The Fourth Estate - football in print

Football in the papers. It's part of life. We can spot a sports fan just by watching them in a newsagent, on the train or in a library. They're the one who pick up the paper, ignore perhaps world changing events on the front page, and flip straight to the back. But what else do we see when we pick up that paper?

Like most other parts of the printed media, you can get a good idea of the philosophy of that paper just by the name on the top. Humour, gossip, agendas and good traditional journalism can be found in different measures in each.Take Britain's dailies for example. Each will have a different viewpoint on events, and you could quite easily read a different one every day and have that day's mood satisfied.
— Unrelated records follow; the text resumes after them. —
+    if (!((CIN == 64 && O == 32 && head) || (CIN == 128 && O == 64 && !head))) return SP3D_EUNSUPPORTED;
+    if ((reinterpret_cast<uintptr_t>(x) | reinterpret_cast<uintptr_t>(w_split)) & 15) return SP3D_EUNSUPPORTED;
+    const int64_t n_in = batch * X * Y * Z;
+    if (n_in * 8 * (head && J > O ? J : O) > 0x7fffffff) return SP3D_ERANGE;
+    const int tiles = (int)((n_in + 127) / 128);
+    int ny = 1;
+    while (ny < 8 && (int64_t)tiles * ny < 480) ny *= 2;
+    const dim3 grid((unsigned)(tiles * ny)), block(256);
+    const size_t lds = (size_t)2 * UC_STAGE * 16 + (head ? (size_t)(4 * 32 * UC_SCR + 32 * 32 + 32) * sizeof(float) : 0);
+    hipStream_t s = (hipStream_t)stream;
+    const u32x4 *w = reinterpret_cast<const u32x4 *>(w_split);
+    if (head) {
+        int dev = 0;
+        { const hipError_t ed = hipGetDevice(&dev); if (ed != hipSuccess) return (int)ed; }
+        if (dev < 0 || dev >= 64) dev = 63;
+        const bool multi = ny < 8;
+        const auto kern = multi ? upconv2x_fused_kernel<64, 32, true, true> : upconv2x_fused_kernel<64, 32, true, false>;
+        static bool attr_dev[2][64] = {};
+        if (!attr_dev[multi][dev] || dev == 63) {
+            const hipError_t ea = hipFuncSetAttribute(reinterpret_cast<const void *>(kern),
+                                                      hipFuncAttributeMaxDynamicSharedMemorySize, (int)lds);
+            if (ea != hipSuccess) return (int)ea;
+            attr_dev[multi][dev] = true;
+        }
+        hipLaunchKernelGGL(kern, grid, block, lds, s, x, w, shift, skip, w_out, b_out, out, (int)n_in, X, Y, Z, J, ny, 8 / ny);
+    } else {
+        const auto kern = ny < 8 ? upconv2x_fused_kernel<128, 64, false, true> : upconv2x_fused_kernel<128, 64, false, false>;
+        hipLaunchKernelGGL(kern, grid, block, lds, s, x, w, shift, skip, w_out, b_out, out, (int)n_in, X, Y, Z, 0, ny, 8 / ny);
+    }
+    const hipError_t e = hipGetLastError();
+    return e == hipSuccess ? SP3D_OK : (int)e;
+}
diff --git a/selfpose3d_amd/csrc/sp3d_winograd.hip b/selfpose3d_amd/csrc/sp3d_winograd.hip
--- a/selfpose3d_amd/csrc/sp3d_winograd.hip
+++ b/selfpose3d_amd/csrc/sp3d_winograd.hip
@@ -2,6 +2,7 @@
 #include <stdint.h>
 
 #include "../../include/sp3d.h"
+#include "sp3d_split.h"
 
 namespace sp3d {
 
@@ -167,7 +168,6 @@
 
 namespace sp3d {
 
-typedef float f32x16 __attribute__((ext_vector_type(16)));
 #ifdef SP3D_WF_TIMELINE
 __device__ unsigned long long *g_wf_tl = nullptr;
 #define WF_STAMP(slot) do { __builtin_amdgcn_sched_barrier(0); if (tl && lane == 0) tl[slot] = __builtin_readcyclecounter(); __builtin_amdgcn_sched_barrier(0); } while (0)
@@ -344,26 +344,6 @@
     }
 }
 
-
-typedef unsigned u32x4 __attribute__((ext_vector_type(4)));
-typedef unsigned u32x2 __attribute__((ext_vector_type(2)));
-typedef unsigned u32x4_a8 __attribute__((ext_vector_type(4), aligned(8)));
-typedef unsigned u32x2_a8 __attribute__((ext_vector_type(2), aligned(8)));
-typedef __bf16 bf16x8 __attribute__((ext_vector_type(8)));
-typedef __bf16 bf16x2 __attribute__((ext_vector_type(2)));
-typedef float f32x2 __attribute__((ext_vector_type(2)));
-
-__device__ __forceinline__ unsigned pack_bf16(float a, float b)
-{
-    f32x2 f = {a, b};
-    return __builtin_bit_cast(unsigned, __builtin_convertvector(f, bf16x2));
-}
-__device__ __forceinline__ float bf16_lo(unsigned u) { return __uint_as_float(u << 16); }
-__device__ __forceinline__ float bf16_hi(unsigned u) { return __uint_as_float(u & 0xffff0000u); }
-__device__ __forceinline__ f32x16 mfma_bf16(u32x4 a, u32x4 b, f32x16 c)
-{
-    return __builtin_amdgcn_mfma_f32_32x32x16_bf16(__builtin_bit_cast(bf16x8, a), __builtin_bit_cast(bf16x8, b), c, 0, 0, 0);
-}
 
 struct WfB { u32x4 mh; u32x2 l; };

Classic headline? Or just lame pun?

Twitter has made minor celebrities of football writers, oracles in a community of people wanting everything yesterday, where free opinions aren't enough. A retweet of an up-and-coming blog or an endorsement can do the power of good. A good teaser post by a journo could earn their paper hundreds of sales.

But papers (and of course their writers and editors) can create a huge amount of controversy. The most famous (infamous?) perhaps being the Sun's reporting of the Hillsborough tragedy, recently re-visited as part of the Parliamentary debate. The Guardian's Barry Glendenning caused a small ripple of annoyance after making a comment about Spurs perhaps milking minor miracles... Reputations are made and broken, and again going back to the Sun, the Graham Taylor turnip incident.

Taylor's alternative to the England manager umbrella

After England's miserable Euro '92 campaign, The Sun referred to the manager Taylor as a turnip, and thus pretty much tarring him for life, even now as he is a fairly regular (and often insightful) contributor to BBC Radio 5.

Does our choice of newspaper reflect us? Should we pigeon-hole the papers, to the point where we have to be exclusive - the Guardian is capable of being just as humourous as a red-top, while the Star has been known to make the odd insightful article... Even if it is just Sepp Blatter's designs for women's football kits...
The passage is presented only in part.